6 Ocak günü sabahın erken saatlerinden itibaren Washington’da toplanmaya başlayan on binlerce Trump taraftarı, kendi başkanlarını dinlemek ve Kongrede yapılacak delege oy sayımına itirazlarını ortaya koymak istiyordu. Trump’ın “Seçim sonuçlarını kabul etmiyorum, Kongredeki delege oy sayımı geçersizdir, Mike Pence oyları geri göndermeli, ben de sizinle Kongreye geleceğim” şeklindeki sözleriyle iyice havaya giren on binlerce kişi, ardından Kongre binasına yürüdü. Sadece Kongre polisinin olduğu birçok noktada binlerce gösterici karşısında aciz kalan polis, Kongrenin aslında ne kadar kolayca basılabileceğini ortaya koydu. İçeri giren yüzlerce gösterici vekillerin odalarına daldı, Senato Genel Kurul salonuna girdi, polisle karşı karşıya geldi. Olaylar ilave güvenlik güçlerinin de gelmesiyle yaklaşık dört saat sonra yavaş yavaş kontrol altına alınırken, dört gösterici ve bir polis hayatını kaybetti, onlarca kişi yaralandı. Ancak asıl büyük yarayı, dünyaya her fırsatta “demokrasi dersi” veren ABD’nin itibarı aldı.

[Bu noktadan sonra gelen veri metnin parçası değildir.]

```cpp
int lt_set_bipartites(lt_ctx *ctx, int n_img, const int32_t *img_ids, const int64_t *pt_off, const int32_t *pt_ids,
                      const double *pt_xy, const int32_t *pt_p3d, const int64_t *line_off, const int64_t *lp_off,
                      const int32_t *lp_ptids) {
  LT_FINISH(ctx);
  if (!ctx->inited) return fail(ctx, LT_ERR_STATE, "SetBipartites2d before Init");
  HIPCHK(ctx, hipSetDevice(ctx->device));
  struct SegPointH { int p3d_id, sfm; double x, y; };
  static_assert(sizeof(SegPointH) == 24, "SegPoint layout");
  if (seg_point_bytes() != sizeof(SegPointH)) return fail(ctx, LT_ERR_RUNTIME, "SegPoint layout mismatch");
  std::vector<std::vector<SegPointH>> per_seg((size_t)std::max<long long>(ctx->G, 1));
  for (int i = 0; i < n_img; ++i) {
    auto it = ctx->id2idx.find(img_ids[i]);
    if (it == ctx->id2idx.end()) return fail(ctx, LT_ERR_ARGUMENT, "SetBipartites2d: unknown image id " + std::to_string(img_ids[i]));
    const int idx = it->second;
    const long long M = ctx->seg_off[idx + 1] - ctx->seg_off[idx];
    if (line_off[i + 1] - line_off[i] != M)
      return fail(ctx, LT_ERR_ARGUMENT, "SetBipartites2d: image " + std::to_string(img_ids[i]) + " has " + std::to_string(M) +
                                            " lines, the bipartite lists " + std::to_string(line_off[i + 1] - line_off[i]));
    std::unordered_map<int, long long> row;
    for (long long k = pt_off[i]; k < pt_off[i + 1]; ++k) row[pt_ids[k]] = k;
    for (long long l = 0; l < M; ++l) {
      const long long L = line_off[i] + l;
      std::vector<int> ids(lp_ptids + lp_off[L], lp_ptids + lp_off[L + 1]);
      std::sort(ids.begin(), ids.end());
      ids.erase(std::unique(ids.begin(), ids.end()), ids.end());
      std::map<int, SegPointH> by3d;
      for (int pid : ids) {
        auto r = row.find(pid);
        if (r == row.end()) return fail(ctx, LT_ERR_ARGUMENT, "SetBipartites2d: a line refers to an unknown point id");
        SegPointH sp{pt_p3d[r->second], -1, pt_xy[2 * r->second], pt_xy[2 * r->second + 1]};
        by3d.insert({sp.p3d_id, sp});
      }
      auto &dst = per_seg[(size_t)(ctx->seg_off[idx] + l)];
      dst.clear();
      for (auto &kv : by3d) dst.push_back(kv.second);
    }
  }
  ctx->h_seg_pt_off.assign((size_t)ctx->G + 1, 0);
  ctx->h_seg_pts.clear();
  for (long long g = 0; g < ctx->G; ++g) {
    ctx->h_seg_pt_off[(size_t)g] = (long long)(ctx->h_seg_pts.size() / 3);
    for (auto &sp : per_seg[(size_t)g]) {
      double packed[3];
      std::memcpy(packed, &sp, 24);
      ctx->h_seg_pts.insert(ctx->h_seg_pts.end(), packed, packed + 3);
    }
  }
  ctx->h_seg_pt_off[(size_t)ctx->G] = (long long)(ctx->h_seg_pts.size() / 3);
  ctx->max_seg_pts = 0;
  for (long long g = 0; g < ctx->G; ++g)
    ctx->max_seg_pts = std::max(ctx->max_seg_pts, ctx->h_seg_pt_off[(size_t)g + 1] - ctx->h_seg_pt_off[(size_t)g]);
  ctx->pts_ready = true;
  ctx->pts_dirty = true;
  ctx->uploaded = ctx->ran = false;
  return LT_OK;
}

int lt_set_sfm_points(lt_ctx *ctx, int64_t n, const int32_t *ids, const double *xyz) {
  LT_FINISH(ctx);
  ctx->h_sfm_ids.assign(ids, ids + n);
  ctx->h_sfm_xyz.assign(xyz, xyz + 3 * n);
  ctx->sfm_given = n > 0;
  ctx->pts_dirty = true;
  ctx->uploaded = ctx->ran = false;
  return LT_OK;
}

extern "C++" {
namespace lt_impl {
int upload_points(lt_ctx *ctx) {
  if (!ctx->pts_ready || !ctx->pts_dirty) return LT_OK;
  std::vector<double> pts = ctx->h_seg_pts;
  if (ctx->sfm_given) {
    std::unordered_map<int, int> where;
    for (size_t k = 0; k < ctx->h_sfm_ids.size(); ++k) where[ctx->h_sfm_ids[k]] = (int)k;
    for (size_t e = 0; e + 3 <= pts.size(); e += 3) {
      int head[2];
      std::memcpy(head, &pts[e], 8);
      auto it = where.find(head[0]);
      head[1] = it == where.end() ? -1 : it->second;
      std::memcpy(&pts[e], head, 8);
    }
  }
  if (pts.empty()) pts.assign(3, 0.0);
  int rc;
  if ((rc = upload_vec(ctx, ctx->d_seg_pts, pts))) return rc;
  if ((rc = upload_vec(ctx, ctx->d_seg_pt_off, ctx->h_seg_pt_off))) return rc;
  std::vector<double> xyz = ctx->h_sfm_xyz;
  if (xyz.empty()) xyz.assign(3, 0.0);
  if ((rc = upload_vec(ctx, ctx->d_sfm_xyz, xyz))) return rc;
  HIPCHK(ctx, hipStreamSynchronize(ctx->stream));
  ctx->pts_dirty = false;
  return LT_OK;
}
}
}

int lt_init_device(lt_ctx *ctx, int n_img, const int32_t *img_ids, const void *d_kvec, const void *d_qvec,
                   const void *d_tvec, const int64_t *seg_off, const void *d_segs) {
  LT_FINISH(ctx);
  HIPCHK(ctx, hipSetDevice(ctx->device));
  std::vector<int> perm(n_img);
  for (int i = 0; i < n_img; ++i) {
    perm[i] = i;
    if (i > 0 && img_ids[i] <= img_ids[i - 1])
      return fail(ctx, LT_ERR_ARGUMENT, "lt_init_device needs strictly ascending image ids");
  }
  int rc = init_common(ctx, n_img, img_ids, seg_off, perm);
  if (rc) return rc;
  hipStream_t st = ctx->stream;
  ENSURE(ctx, ctx->d_kvec, 32 * (size_t)std::max(n_img, 1));
  ENSURE(ctx, ctx->d_qvec, 32 * (size_t)std::max(n_img, 1));
  ENSURE(ctx, ctx->d_tvec, 24 * (size_t)std::max(n_img, 1));
  ENSURE(ctx, ctx->d_segs_raw, 32 * (size_t)std::max<long long>(ctx->G, 1));
  if (n_img > 0) {
    HIPCHK(ctx, hipMemcpyAsync(ctx->d_kvec.p, d_kvec, 32 * (size_t)n_img, hipMemcpyDeviceToDevice, st));
    HIPCHK(ctx, hipMemcpyAsync(ctx->d_qvec.p, d_qvec, 32 * (size_t)n_img, hipMemcpyDeviceToDevice, st));
    HIPCHK(ctx, hipMemcpyAsync(ctx->d_tvec.p, d_tvec, 24 * (size_t)n_img, hipMemcpyDeviceToDevice, st));
  }
  if (ctx->G > 0)
    HIPCHK(ctx, hipMemcpyAsync(ctx->d_segs_raw.p, d_segs, 32 * (size_t)ctx->G, hipMemcpyDeviceToDevice, st));
  return build_invariants(ctx);
}

int lt_refresh_scene_device(lt_ctx *ctx, const void *d_kvec, const void *d_qvec, const void *d_tvec,
                            const void *d_segs) {
  if (!ctx->inited) return fail(ctx, LT_ERR_STATE, "lt_refresh_scene_device before Init");
  HIPCHK(ctx, hipSetDevice(ctx->device));
  hipStream_t st = ctx->stream;
  const int n_img = ctx->n_img;
  if (n_img > 0) {
    HIPCHK(ctx, hipMemcpyAsync(ctx->d_kvec.p, d_kvec, 32 * (size_t)n_img, hipMemcpyDeviceToDevice, st));
    HIPCHK(ctx, hipMemcpyAsync(ctx->d_qvec.p, d_qvec, 32 * (size_t)n_img, hipMemcpyDeviceToDevice, st));
    HIPCHK(ctx, hipMemcpyAsync(ctx->d_tvec.p, d_tvec, 24 * (size_t)n_img, hipMemcpyDeviceToDevice, st));
  }
  if (ctx->G > 0)
    HIPCHK(ctx, hipMemcpyAsync(ctx->d_segs_raw.p, d_segs, 32 * (size_t)ctx->G, hipMemcpyDeviceToDevice, st));
  launch_build_cams(st, n_img, ctx->d_kvec.as<double>(), ctx->d_qvec.as<double>(), ctx->d_tvec.as<double>(),
                    ctx->d_cams.as<Cam>());
  ENSURE(ctx, ctx->d_seg_gates, seg_gate_bytes() * (size_t)std::max<long long>(ctx->G, 1));
  launch_build_segs(st, ctx->G, n_img, ctx->d_seg_off.as<long long>(), ctx->d_segs_raw.as<double>(),
                    ctx->cfg.add_halfpix ? 0.5 : 0.0, ctx->d_cams.as<Cam>(), ctx->d_segs.as<Seg>(), ctx->d_seg_gates.p);
  HIPCHK(ctx, hipGetLastError());
  ctx->ran = false;
  return LT_OK;
}

int lt_set_scene_chunks(lt_ctx *ctx, int n_chunks, const int32_t *img_begin, const void *const *d_kvec,
                        const void *const *d_qvec, const void *const *d_tvec, const void *const *d_segs) {
  LT_FINISH(ctx);
  if (!ctx->inited) return fail(ctx, LT_ERR_STATE, "lt_set_scene_chunks before Init");
  if (n_chunks <= 0 || img_begin[0] != 0) return fail(ctx, LT_ERR_ARGUMENT, "chunks must start at image 0");
  HIPCHK(ctx, hipSetDevice(ctx->device));
  std::vector<SceneChunk> ch(n_chunks);
  for (int c = 0; c < n_chunks; ++c) {
    if (img_begin[c] < 0 || img_begin[c] > ctx->n_img || (c > 0 && img_begin[c] < img_begin[c - 1]))
      return fail(ctx, LT_ERR_ARGUMENT, "chunk image ranges must be ascending and inside the scene");
    ch[c].k = (const double *)d_kvec[c]; ch[c].q = (const double *)d_qvec[c]; ch[c].t = (const double *)d_tvec[c];
    ch[c].s = (const double *)d_segs[c];
    ch[c].img_begin = img_begin[c];
    ch[c].seg_begin = ctx->seg_off[img_begin[c]];
    ch[c].pad_ = 0;
  }
  ENSURE(ctx, ctx->d_chunks, sizeof(SceneChunk) * (size_t)n_chunks);
  HIPCHK(ctx, hipMemcpy(ctx->d_chunks.p, ch.data(), sizeof(SceneChunk) * (size_t)n_chunks, hipMemcpyHostToDevice));
  ctx->n_chunks = n_chunks;
  return LT_OK;
}

int lt_refresh_scene_chunks(lt_ctx *ctx) {
  if (!ctx->inited || ctx->n_chunks <= 0) return fail(ctx, LT_ERR_STATE, "lt_refresh_scene_chunks before lt_set_scene_chunks");
  HIPCHK(ctx, hipSetDevice(ctx->device));
  const bool listed = ctx->uploaded && ctx->n_needed > 0;
  launch_build_scene_chunked(ctx->stream, ctx->n_img, ctx->G, ctx->n_chunks, ctx->d_chunks.as<SceneChunk>(),
                             ctx->d_seg_off.as<long long>(), ctx->cfg.add_halfpix ? 0.5 : 0.0, ctx->d_cams.as<Cam>(),
                             ctx->d_segs.as<Seg>(), listed ? ctx->d_needed.as<int>() : nullptr, ctx->n_needed,
                             ctx->max_needed_segs, ctx->d_seg_gates.p);
  HIPCHK(ctx, hipGetLastError());
  ctx->ran = false;
  return LT_OK;
}

}
```

### limap_amd/csrc/lt_api_run.cpp

```cpp
#include "lt_host.h"

using namespace lt;
using namespace lt_impl;

extern "C" {
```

Amerikan kamuoyunda halen yürüyen “Kongrede güvenlik zaafı mı var?” tartışmasının cevabı aslında çok açık. On binlerce kişinin Kongredeki delege oy sayımını protesto etmek için Washington’da toplanacağı günler öncesinden belliyken ilgili güvenlik güçlerinin o bölgede yeterli tedbiri alamamış olması önemli bir güvenlik açığıdır. Kongrenin birkaç bin kişinin ısrarıyla “basılabilir” olduğunun ortaya çıkması, kuşkusuz çok tartışılacak bir güvenlik sorunudur.

Baskın en çok Trump’ı vurdu

Şurası muhakkak ki Trump Demokrat Parti’ye geçse, Demokratlara “Kongre baskını” gibi bir siyasi hediye sunamazdı. Trump’ın ayaklarını bastığı siyasi meşruiyet denilen zeminine ciddi zarar veren olay, Demokratlara altın tepside sunulmuş bir imkan verdi.

Zaten 12 günü kalmış olan Trump’ın Anayasanın 25. Ek maddesiyle mi yoksa Kongrede azledilmesi yoluyla mı görevden alınabileceğine ilişkin tartışmaları Demokratlar keyifle yapıyor. Her ne kadar bu iki seçeneğin de pratikte karşılık bulması pek mümkün gözükmese de, Trump’ın “3 Kasım seçimlerinde hile yapıldı” iddiasının üzerini örtebilecek büyüklükte ve ağırlıkta bir malzeme oldu Demokratlara.

Demokratların bu malzemeyi Trump siyasi kariyerini bitirene kadar kullanacaklarına şüphe yok. Trump’ın siyasi meşruiyeti sadece içeride değil, uluslararası arenada da ciddi zarar gördü. Her ne kadar farklı sebeplerle eleştirilen bir isim olsa da sonuçta ABD Başkanı sıfatıyla önemli rolleri ve ağırlığı olan Trump, görevinin bitmesine günler kala yaşanan bu olayın ardından birçok lider tarafından “Kongrenin basılmasına zemin hazırlayan başkan” olarak anıldı.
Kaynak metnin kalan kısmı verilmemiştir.